Креуса: Недуг целит и жизнь она питает.
Старик: Ну, а другой-то сгусток, — тот зачем?
Креуса: Чтоб убивать… То яд из змей Горгоны.
Старик: Слила ль ты их, иль носишь разделив?
Креуса: Нельзя с хорошим смешивать дурное.
[1010–1017;
пер. И. Анненского под peд. Ф. Ф. Зелинского]
Нет ничего более несхожего, чем эти две капли крови, но нет и ничего более схожего. Поэтому легко, может быть даже соблазнительно, спутать эти две крови и их смешать. Стоит случиться такому смешению, и исчезнет всякое различие между чистым и нечистым. Не останется различия между благим и дурным насилием. Пока чистое и нечистое остаются разделены, можно смыть даже самые черные пятна. Стоит им смешаться, нельзя очистить ничего.
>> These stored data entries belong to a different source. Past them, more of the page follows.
@@ -80,7 +90,8 @@
                                                float *amax16 = nullptr, float *amax_pre = nullptr) {
     const int HWo = g.Ho * g.Wo;
     const unsigned plane = (unsigned)HWo * 4u;
-    constexpr bool EXTRA = (XM & 7) != 0, XAM = (XM & 1) != 0, X16 = (XM & 2) != 0, XRC = (XM & 4) != 0;
+    constexpr bool EXTRA = (XM & 0x17) != 0, XAM = (XM & 1) != 0, X16 = (XM & 2) != 0, XRC = (XM & 4) != 0;
+    constexpr bool XPS = (XM & 16) != 0;
     constexpr bool XST = (XM & 8) != 0;
     if constexpr (EXTRA) {
         asm volatile("" : "+v"(lane));
@@ -89,7 +100,7 @@
     const float *anyp = bias ? bias : (out ? out : reinterpret_cast<const float *>(ex.slot16));
     const __amdgpu_buffer_rsrc_t ro = make_rsrc(has32 ? out + (int64_t)b * g.Cout * HWo : anyp, has32 ? (unsigned)g.Cout * plane : 0u);
     const __amdgpu_buffer_rsrc_t rb = make_rsrc(bias ? bias : anyp, bias ? (unsigned)g.Cout * 4u : 0u);
-    const bool has_a = XAM && ex.addend != nullptr, has_m = XAM && ex.mask_y != nullptr, has16 = X16 && ex.out16 != nullptr;
+    const bool has_a = XAM && !XPS && ex.addend != nullptr, has_m = XAM && !XPS && ex.mask_y != nullptr, has16 = X16 && ex.out16 != nullptr;
     const bool has_m16 = XAM && ex.mask16 != nullptr;
     const __amdgpu_buffer_rsrc_t ra = make_rsrc(has_a ? ex.addend + (int64_t)b * g.Cout * HWo : anyp, has_a ? (unsigned)g.Cout * plane : 0u);
     const __amdgpu_buffer_rsrc_t rm = make_rsrc(has_m ? ex.mask_y + (int64_t)b * g.Cout * HWo : anyp, has_m ? (unsigned)g.Cout * plane : 0u);
@@ -107,12 +118,18 @@
     const __amdgpu_buffer_rsrc_t rps = make_rsrc(has_rc ? ex.post_scale + (int64_t)b * g.Cout : anyp, has_rc ? (unsigned)g.Cout * 4u : 0u);
     const __amdgpu_buffer_rsrc_t rrs = make_rsrc(has_rc ? ex.post_res + (int64_t)b * ex.post_resC * HWo : anyp,
                                                  has_rc ? (unsigned)ex.post_resC * plane : 0u);
-    const bool has_p16 = has_rc && ex.pre16 != nullptr;
+    const bool has_p16 = (has_rc || XPS) && ex.pre16 != nullptr;
     const __amdgpu_buffer_rsrc_t rp16 = __builtin_amdgcn_make_buffer_rsrc(
         has_p16 ? ex.pre16 + (int64_t)b * cb16 * HWo * 16 : const_cast<_Float16 *>(reinterpret_cast<const _Float16 *>(anyp)), 0,
         has_p16 ? (unsigned)cb16 * (unsigned)HWo * 32u : 0u, 0x00020000);
     const float sp16 = has_p16 ? ex.pre_slot[0] : 1.f;
     const int res_shift = has_rc ? co_base - co_base % ex.post_resC : 0;
+    const bool ps_bwd = XPS && ex.ps_g != nullptr, has_o2 = ps_bwd && ex.ps_out2 != nullptr;
+    const int64_t ps_off = (int64_t)b * g.Cout * HWo;
+    const __amdgpu_buffer_rsrc_t rpp = make_rsrc(XPS ? ex.ps_p + ps_off : anyp, XPS ? (unsigned)g.Cout * plane : 0u);
+    const __amdgpu_buffer_rsrc_t rpq = make_rsrc(XPS && ex.ps_q ? ex.ps_q + ps_off : anyp, XPS && ex.ps_q ? (unsigned)g.Cout * plane : 0u);
+    const __amdgpu_buffer_rsrc_t rpg = make_rsrc(ps_bwd ? ex.ps_g + ps_off : anyp, ps_bwd ? (unsigned)g.Cout * plane : 0u);
+    const __amdgpu_buffer_rsrc_t ro2 = make_rsrc(has_o2 ? ex.ps_out2 + ps_off : anyp, has_o2 ? (unsigned)g.Cout * plane : 0u);
     float am = 0.f, amp = 0.f;
     const int h = lane >> 5, l31 = lane & 31;
     struct BlockIn {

Глава II. Жертвенный кризис
Правильное функционирование жертвоприношения, как мы видели, требует двух условий: 1) должен иметься абсолютный разрыв между реально закалаемой жертвой и теми людьми, которых эта жертва замещает; 2) наряду с этим должна сохраняться некая видимость связи между жертвой и замещаемыми ею объектами. Удовлетворить этим двум требованиям одновременно можно лишь с помощью смежности, держащейся на неизбежно хрупком равновесии.
Всякая — даже малейшая — перемена в классификации и иерархии животных видов и людей может разладить жертвенную систему. Но к таким переменам должна приводить и сама по себе постоянная практика жертвоприношений, то есть тот факт, что в жертву всегда приносится один и тот же тип живых существ. Если чаще всего мы застаем жертвоприношение в состоянии полного ничтожества, так причина в том, что оно уже подверглось значительному «износу».
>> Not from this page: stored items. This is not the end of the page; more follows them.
# neverorfrog/vehicle-control

Measured on AMD Instinct MI355X. Metric: MPC solves/sec (batched, N=20), higher is better.
Workload: dtype f64; 1 GPU; C2 kinematic-bicycle LTV-MPC, B=1024 per GPU, N=20, fp64; batch_per_gpu=1024, global_batch=1024, horizon=20, parallelism=dp1 (independent shards)

## Files before the change

### include/vcmpc.h

```cpp
#ifndef VCMPC_H
#define VCMPC_H

#include <stdint.h>

#ifdef __cplusplus
extern "C" {
#endif

#define VCMPC_ABI_VERSION 13
#define VC_MAX_OBSTACLES 16

typedef struct vc_ctx vc_ctx;

enum vc_model { VC_MODEL_KINEMATIC = 0, VC_MODEL_DYNAMIC = 1, VC_MODEL_CASCADED = 2 };
enum vc_dtype { VC_F64 = 0, VC_F32 = 1 };
enum vc_flags { VC_HOST_PTRS = 0, VC_DEVICE_PTRS = 1 };
enum vc_tyre { VC_TYRE_FIALA = 0, VC_TYRE_LINEAR = 1 };
enum vc_status { VC_SOLVED = 0, VC_MAX_ITER = 1, VC_NONFINITE = 2, VC_OUT_OF_DOMAIN = 3, VC_INFEASIBLE = 4 };
enum vc_error {
  VC_OK = 0,
  VC_E_ARG = -1,
  VC_E_HIP = -2,
  VC_E_UNSUPPORTED = -3
};

typedef struct vc_kin_car {
  double l;
} vc_kin_car;

typedef struct vc_dyn_car {
  double l, m, Izz, a, b, h, eps, Peng;
  double Xdf, Xdr, Xbf, Xbr;
  double Caf, Car;
  double Cd, muf, mur, theta, phi, Av2, Frr;
  int32_t tyre;
  int32_t pad_;
} vc_dyn_car;

typedef struct vc_kin_mpc {
  double w_time, w_ey, w_epsi, w_v, w_w, w_a, w_dev, w_b;
  double a_min, a_max, w_min, w_max;
  double v_min, v_max, delta_min, delta_max, ey_min, ey_max;
  double w_obs;
} vc_kin_mpc;

typedef struct vc_dyn_mpc {
  double w_time, w_speed, w_ey, w_epsi, w_w, w_Fx, w_dev, w_b, w_slip;
  double w_min, w_max;
  double Ux_min, max_speed, delta_min, delta_max, ey_min, ey_max;
  double fx_scale;
  double trust_Fx;
  int32_t sqp_iters;
  int32_t pad_;
  double w_obs;
} vc_dyn_mpc;

typedef struct vc_qp {
  double prox;
  double tol;
  double trust_a;
  double trust_w;
  int32_t max_iter;
  int32_t polish;
  int32_t solver;
  int32_t kin_sqp;
  int32_t shift;
  int32_t ms;
  double elastic;
} vc_qp;

typedef struct vc_casc_mpc {
  int32_t horizon_pm;
  int32_t pad_;
  double ds_pm;
  double w_dev_pm, w_Fy, w_switch;
  double V_min, ey_min_pm, ey_max_pm;
} vc_casc_mpc;

typedef struct vc_obstacles {
  int32_t n;
  int32_t inside;
  double margin_min;
  double s[VC_MAX_OBSTACLES], ey[VC_MAX_OBSTACLES], radius[VC_MAX_OBSTACLES];
} vc_obstacles;

typedef struct vc_params {
  vc_kin_car kin_car;
  vc_dyn_car dyn_car;
  vc_kin_mpc kin_mpc;
  vc_qp qp;
  vc_dyn_mpc dyn_mpc;
  vc_obstacles obs;
  vc_casc_mpc casc;
} vc_params;

int vc_abi_version(void);
int vc_params_sizeof(void);

vc_ctx* vc_create(int device, int model, int N, int max_batch, int dtype, const vc_params* params);
void vc_destroy(vc_ctx* ctx);
const char* vc_last_error(const vc_ctx* ctx);

int vc_set_stream(vc_ctx* ctx, void* stream);

int vc_set_obstacles(vc_ctx* ctx, int n, const double* s, const double* ey, const double* radius,
                     double margin_min);
int vc_synchronize(vc_ctx* ctx);

int vc_set_infeasibility(vc_ctx* ctx, int on, double eps);

int vc_get_farkas(vc_ctx* ctx, int B, void* y, int flags);

int vc_set_sqp_infeasibility(vc_ctx* ctx, int on, double eps);

int vc_get_sqp_farkas(vc_ctx* ctx, int B, void* y, int32_t* qp_index, int flags);

int vc_set_sqp_regularization(vc_ctx* ctx, int levels, double factor);

int vc_get_sqp_regularization(vc_ctx* ctx, int B, int32_t* level, int flags);

int vc_set_casc_infeasibility(vc_ctx* ctx, int on, double eps);

int vc_get_casc_farkas(vc_ctx* ctx, int B, void* y, int32_t* qp_index, int flags);

int vc_solve(vc_ctx* ctx, int B, const void* x0, const void* kappa, const void* ds,
             void* xbar, void* ubar, void* u0, int32_t* status, int32_t* iters, int flags);

int vc_solve_from(vc_ctx* ctx, int B, const void* x0, const void* kappa, const void* ds, const void* ubar_in,
                  void* xbar, void* u_out, void* u0, int32_t* status, int32_t* iters, int flags);

int vc_solve_diag(vc_ctx* ctx, int B, const void* x0, const void* kappa, const void* ds,
                  void* xbar, void* ubar, void* u0, int32_t* status, int32_t* iters, void* diag,
                  int flags);

int vc_solve_debug(vc_ctx* ctx, int B, const void* x0, const void* kappa, const void* ds, void* xbar, void* ubar,
                   void* u0, int32_t* status, int32_t* iters, void* dbg, int flags);
int vc_debug_stride(void);

int vc_debug_qp_fault(vc_ctx* ctx, int sqp_iter, int problem);

int vc_debug_kin_merit(vc_ctx* ctx, int B, const void* x0, const void* kappa, const void* ds, const void* u_prev,
                       void* u, const void* x_prev, void* x, int32_t* status, int32_t* iters, int32_t* st_acc,
                       int32_t* it_acc, int first, int restart, void* u0, void* ls_diag, int flags);

int vc_debug_sqp_breakdown(vc_ctx* ctx, int sqp_iter, int problem, int levels);

int vc_debug_rcp(vc_ctx* ctx, int n, const void* x, void* out, int flags);

int vc_debug_kin_gdots(vc_ctx* ctx, int B, const void* G, const void* vz, const void* vc, void* out_grow,
                       void* out_gt, int flags);

int vc_rollout(vc_ctx* ctx, int B, const void* x0, const void* ubar, const void* kappa,
               const void* ds, void* xbar, int flags);

int vc_linearize(vc_ctx* ctx, int B, const void* xbar, const void* ubar, const void* kappa,
                 const void* ds, void* A, void* Bm, int flags);

int vc_condense(vc_ctx* ctx, int B, const void* x0, const void* ubar, const void* kappa,
                const void* ds, void* H, void* g, int flags);

int vc_plant_step(vc_ctx* ctx, int B, const void* x, const void* u, const void* kappa,
                  double dt, void* x_next, int flags);

int vc_spatial_step(vc_ctx* ctx, int B, const void* x, const void* u, const void* kappa,
                    const void* ds, void* x_next, int flags);

int vc_ode(vc_ctx* ctx, int B, const void* x, const void* u, const void* kappa, int space, void* f, int flags);
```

Все стороны жертвоприношения жестко закреплены обычаем. Неспособность адаптироваться к новым условиям характерна и для религии вообще.
Будет ли сдвиг идти в направлении «слишком» или в направлении «недостаточно», итог в конечном счете окажется один: устранения насилия не происходит, конфликты множатся, опасность цепной реакции растет.
Если разрыв между жертвой и общиной станет слишком велик, жертва не сможет притягивать насилие к себе; жертвоприношение перестанет быть «хорошим проводником» в том смысле, в каком тот или иной металл называют хорошим проводником электричества. Если, напротив, между ними установится слишком большая непрерывность, насилие будет циркулировать слишком легко в обоих направлениях. Жертвоприношение утратит характер священного насилия и «смешается» с насилием нечистым, превратится в его откровенного соучастника, в его отражение или даже в его детонатор.
Вот возможности, которые мы можем сформулировать в каком-то смысле a priori, опираясь на наши первые выводы. Мы можем также их проверить на литературных текстах, на трагических переложениях греческих мифов, прежде всего мифа о Геракле.
В «Геракле» Еврипида нет ни трагического конфликта, ни агона между антагонистами. Подлинный сюжет драмы — провал жертвоприношения, жертвенное насилие, пошедшее не туда. Геракл возвращается домой, завершив свои подвиги. Жену и детей он застает во власти узурпатора Лика, который готовится принести их в жертву. Геракл убивает Лика. После этого — последнего — акта насилия, совершенного внутри города, герой больше чем когда-либо нуждается в очищении и готовится совершить жертвоприношение. Жена и дети рядом с ним. Вдруг он принимает их за своих новых или былых врагов и, поддавшись приступу безумия, приносит их всех в жертву.
Все происшедшее представлено как дело Лиссы, богини Бешенства, посланной двумя другими богинями, Иридой и Герой, которые ненавидят героя. Но на уровне драматического действия — убийственное безумие возникает из приготовления к жертвоприношению. Невозможно поверить, чтобы речь шла о простом совпадении, на которое поэт не обратил внимания; он сам привлекает наше внимание к тому, что в начале неистовства лежит ритуал. После резни отец Геракла, Амфитрион, спрашивает приходящего в себя сына:
Мое дитя, что же с тобой? Что значит это неистовство? Наверно, пролитая кровь помутила тебе разум.